Discussion in 'The Hokey Ass Message Board' started by e-tek, May 1, 2013.

  1. e-tek
    Joined: Dec 19, 2007
    Posts: 424

    e-tek
    Member
    from SK, Canada

    After many years of using most every kind of automotive paint - from high-end epoxy's to the lowly spray can (or spray bomb - as it's known in the trade), there's one thing that I know for fact: though many paints can be used for many things, some applications call for very specific paint formulations. And the more often you use the right paint type for the job, the better and longer lasting the result.

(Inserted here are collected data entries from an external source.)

#ifndef WALK_BATCH
#define WALK_BATCH 1
#endif
#ifndef WALK_PF
#define WALK_PF 0
#endif
template <int U, bool WALK>
__global__ __launch_bounds__(256) void k_index_hop(const uint8_t *__restrict__ text, uint64_t n, uint32_t *__restrict__ slots,
                                                   uint32_t *__restrict__ counts, uint32_t n_regions, uint32_t skip, uint32_t S,
                                                   DevCounters *cnt, uint32_t HOP_K)
{
    HHGT_WAVE_PRIO();
    const uint32_t lane = threadIdx.x & 63u;
    const uint32_t w = (uint32_t)__builtin_amdgcn_readfirstlane((int)(blockIdx.x * 4u + (threadIdx.x >> 6)));
    const uint32_t r_first = w * HOP_K;
    if (r_first >= n_regions) return;
    const uint32_t r_cnt = n_regions - r_first < HOP_K ? n_regions - r_first : HOP_K;
    const bool virt = n > 0 && text[n - 1] != '\n';
    const uint64_t beg = (uint64_t)r_first * INDEX_REGION;
    uint64_t endw = beg + (uint64_t)r_cnt * INDEX_REGION;
    if (endw > n + 1) endw = n + 1;
    const uint64_t last_term = virt ? n : n - 1;
    uint32_t cntv = 0;
    bool overflow = false;
    uint64_t pos = beg;
    uint64_t cand = 0, fb = 0;
    bool have_cand = false;
    uint64_t est_len = 0, pf_wb = 0;
    bool pf_valid = false;
    u32x4_t pf = u32x4_t{0u, 0u, 0u, 0u};
    auto record = [&](uint64_t q) {
        const uint32_t rr = (uint32_t)(q / INDEX_REGION), local = rr - r_first;
        const uint32_t c = (uint32_t)__builtin_amdgcn_readlane((int)cntv, (int)local);
        if (c < INDEX_CAP) {
            if (lane == 0) slots[(size_t)rr * INDEX_CAP + c] = (uint32_t)q;
        } else
            overflow = true;
        cntv += lane == local ? 1u : 0u;
    };
    bool no_batch = false, bat_off = false;
    uint32_t bat_fail = 0;
    uint64_t head_p = 0;
    bool cand_batch = false;
    bool rehead = false;
    while (have_cand || pos < endw) {
        if (WALK && WALK_BATCH && have_cand && !no_batch && !bat_off && est_len != 0ull && cand >= 40ull && cand + 3ull * est_len + 216ull <= n) {
            const uint32_t g = lane >> 4, li = lane & 15u;
            const uint64_t L0 = est_len;
            const uint8_t *wbase = text + (cand - 40ull);
            const uint64_t voff = (uint64_t)g * L0 + 16ull * li;
// ... 26 lines not shown
#pragma unroll
            for (uint32_t i = 0; i < 8u; ++i) m9 = i < r1 ? (m9 & (m9 - 1u)) : m9;
            const uint32_t j9 = (uint32_t)__builtin_ctz(m9 | 0x10000u) & 15u;
            const uint32_t pw = (uint32_t)__builtin_amdgcn_update_dpp(0, (int)v.w, 0x111, 0xf, 0xf, false);
            const uint32_t ptb = (uint32_t)__builtin_amdgcn_update_dpp(0, (int)tbm, 0x111, 0xf, 0xf, false);
            const uint32_t tb20 = (tbm << 4) | (ptb >> 12);
            const bool tab8 = ((tb20 >> (j9 + 1u)) & 1u) != 0u;
            const uint32_t ix = j9 + 2u, di = ix >> 2;
            const uint32_t w0 = di == 0u ? pw : (di == 1u ? v.x : (di == 2u ? v.y : (di == 3u ? v.z : v.w)));
            const uint32_t w1 = di == 0u ? v.x : (di == 1u ? v.y : (di == 2u ? v.z : v.w));
            const uint32_t gt2 = __builtin_amdgcn_alignbyte(w1, w0, ix & 3u) & 0xFFFFu;
            const bool ok9 = has9 && tab8 && gt2 == 0x5447u;
            const uint32_t t9 = l0 + j9;
            const unsigned long long b9 = __builtin_amdgcn_ballot_w64(ok9);
            uint64_t expected = cand, fbx = fb, exp_head = head_p;
            bool exp_batch = cand_batch;
            bool stop = false, handed = false;
            uint32_t advanced = 0;
#pragma unroll
            for (int k = 0; k < 4; ++k) {
                if (stop || handed) continue;
                const uint64_t nlpos = cand - 40ull + (uint64_t)k * L0 + og[k];
                const bool cr = vg[k] && og[k] != 0u && head_byte(v, 256u * (uint32_t)k + og[k] - 1u) == '\r';
                if (!vg[k] || nlpos != expected || cr) {
                    handed = true;
                    continue;
                }
                exp_head = expected;
                exp_batch = true;
                if (expected >= endw) {
                    stop = true;
                    continue;
                }
                const uint32_t bits = (uint32_t)(b9 >> (16 * k)) & 0xFFFFu;
                if (bits == 0u || ((nl2 >> (16 * k)) & 0xFFFFull) != 0ull) {
                    have_cand = false;
                    pos = expected;
                    handed = true;
                    expected = ~0ull;
                    continue;
                }
                record(expected);
                ++advanced;
                const int l9 = 16 * k + __builtin_ctz(bits);
                const uint32_t t9s = (uint32_t)__builtin_amdgcn_readlane((int)t9, l9);
                const uint64_t soff = cand - 40ull + (uint64_t)k * L0 + t9s + 1ull;
                const uint64_t nxt = soff + 4ull * S - 1ull;
                est_len = nxt - expected;
                expected = nxt;
                fbx = soff + 2ull * S - 17ull;
            }
            if (stop) break;
            if (expected != ~0ull) {
                if (expected > last_term) {
                    have_cand = false;
                    pos = fbx;
                    if (pos > last_term) pos = last_term;
                } else {
                    cand = expected;
                    fb = fbx > last_term ? last_term : fbx;
                    have_cand = true;
                }
                head_p = exp_head;
                cand_batch = exp_batch;
            }
            no_batch = handed;
            bat_fail = advanced ? 0u : bat_fail + 1u;
            bat_off = bat_fail >= 2u;
            continue;
        }
        no_batch = false;
        bool found = false, nb_have = false, have_head = false;
        uint32_t nb_reg = 0, ho = 15u;
        uint64_t p = 0;
        u32x4_t hd = u32x4_t{0u, 0u, 0u, 0u};
        if (WALK && have_cand) {
            have_cand = false;
            uint32_t c15 = 0, c14 = 0;
            const bool use_pf = pf_valid && cand >= pf_wb + 15ull && cand <= pf_wb + 79ull;
            pf_valid = false;
            if (use_pf || cand + 1009ull <= n) {
                if (use_pf) {
                    hd = pf;
                    ho = (uint32_t)(cand - pf_wb);
                } else
                    hd = *reinterpret_cast<const u32x4_unaligned *>(text + (cand - 15ull) + 16ull * lane);
                const uint64_t pred = cand + est_len;
                if (WALK_PF && est_len != 0ull && pred + 977ull <= n && cand < endw) {
// ... 2 lines not shown
                    pf_valid = true;
                }
                c15 = head_byte(hd, ho);
                c14 = head_byte(hd, ho - 1u);
                have_head = true;
            } else if (cand < n) {
                c15 = text[cand];
                c14 = text[cand - 1];
            } else if (cand == n && virt) {
                c15 = 0x0Au;
                c14 = text[n - 1];
            }
            if (c15 == 0x0Au && c14 != '\r') {
                found = true;
                p = cand;
            } else if (cand_batch) {
                cand_batch = false;
                rehead = true;
                found = true;
                have_head = false;
                p = head_p;
            } else {
                pos = fb;
                continue;
            }
        } else {
        const uint64_t a0 = pos & ~15ull;
        uint32_t any[U];
        u32x4_t v[U];
#pragma unroll
// ... 43 lines not shown
                    if (j < 15u && g0 + 16 <= n) {
                        const uint32_t k = j + 1u, dw = k >> 2;
                        const uint32_t xd = dw == 0u ? x0 : (dw == 1u ? x1 : (dw == 2u ? x2 : x3));
                        nb_reg = (xd >> (8u * (k & 3u))) & 0xFFu;
                        nb_have = true;
                    }
                }
            }
        }
        if (!found) {
            pos = a0 + (uint64_t)U * 1024u;
            continue;
        }
        }
        if (!rehead) {
            if (p >= endw) break;
            record(p);
        } else
            no_batch = true;
        rehead = false;
        bool hopped = false;
        if (WALK) {
            if (!have_head && p >= 15ull && p + 1009ull <= n) {
                hd = *reinterpret_cast<const u32x4_unaligned *>(text + (p - 15ull) + 16ull * lane);
                have_head = true;
            }
            if (have_head) {
                const uint64_t wb = p - (uint64_t)ho;
                const uint32_t nb = head_byte(hd, ho + 1u);
                const uint32_t l0 = 16u * lane;
                const uint32_t keep = l0 > ho ? 0xFFFFu : (l0 + 15u <= ho ? 0u : (0xFFFFu << (ho - l0 + 1u)) & 0xFFFFu);
                if (nb == '#' || nb == 0x0Au) {
// ... 6 lines not shown
                        const int l = __builtin_ctzll(nlb);
                        pos = wb + 16ull * (uint64_t)l + (uint64_t)__builtin_ctz((uint32_t)__builtin_amdgcn_readlane((int)nlm, l));
                        hopped = true;
                    } else {
                        const uint32_t tbm = eq_mask16(hd, 0x09090909u) & keep;
                        const uint32_t tc = (uint32_t)__popc(tbm);
                        const uint32_t incl = wave_scan_sum_dpp(tc, lane);
                        const uint32_t total = (uint32_t)__builtin_amdgcn_readlane((int)incl, 63);
                        if (total >= 9u) {
                            const uint32_t t8 = head_kth(tbm, incl - tc, 8u), t9 = head_kth(tbm, incl - tc, 9u);
                            const uint64_t soff = wb + t9 + 1ull;
                            const uint64_t lo = soff + 2ull * S - 17ull;
                            const bool gt = t9 - t8 == 3u && head_byte(hd, t8 + 1u) == 'G' && head_byte(hd, t8 + 2u) == 'T';
                            if (gt && soff + 4ull * S - 1ull <= last_term) {
                                cand = soff + 4ull * S - 1ull;
                                fb = lo;
                                have_cand = true;
                                est_len = cand - p;
                                head_p = p;
                                cand_batch = false;
                            } else {
                                pos = lo;
                            }
                            hopped = true;
                        }
                    }
                }
            }
        }
        if (!hopped) {
            uint32_t nb = 0x0Au;
            if (nb_have) nb = nb_reg;
            else if (p + 1 < n) nb = text[p + 1];
            pos = p + 1 + ((nb == '#' || nb == 0x0Au || nb == '\r') ? 0u : skip);
        }
        if (pos > last_term) pos = p + 1 > last_term ? p + 1 : last_term;
        if (have_cand && fb > last_term) fb = p + 1 > last_term ? p + 1 : last_term;
    }
    if (overflow && lane == 0) atomicAdd(&cnt->err_density, 1ull);
    if (lane < r_cnt) counts[r_first + lane] = cntv < INDEX_CAP ? cntv : INDEX_CAP;
}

    It's not that you can't use a paint "off-label" (for something other than what it is described for) and I'm sure we all have done it often, but you really should try to be sure that whatever you are using it for, it is going to perform over and above your needs to survive the actual conditions it will endure. Sure, many rods sit in climate controlled garages - but many more do not. Using products meant to survive various temps and chemical assaults will make you happy you put the effort in.

    Whether you use Krylon, Tremclad or a bargain brand, you're not getting much with paint in a spray can. While it's true that paints in spray bombs have been greatly improved upon over the years, such as the advent of "high-temp" coatings, there's still no substitute for activated 2-part paints, and, to a lesser extent, for some of the true specialty paints marketed today, such as Dupli-Colors VHT paints.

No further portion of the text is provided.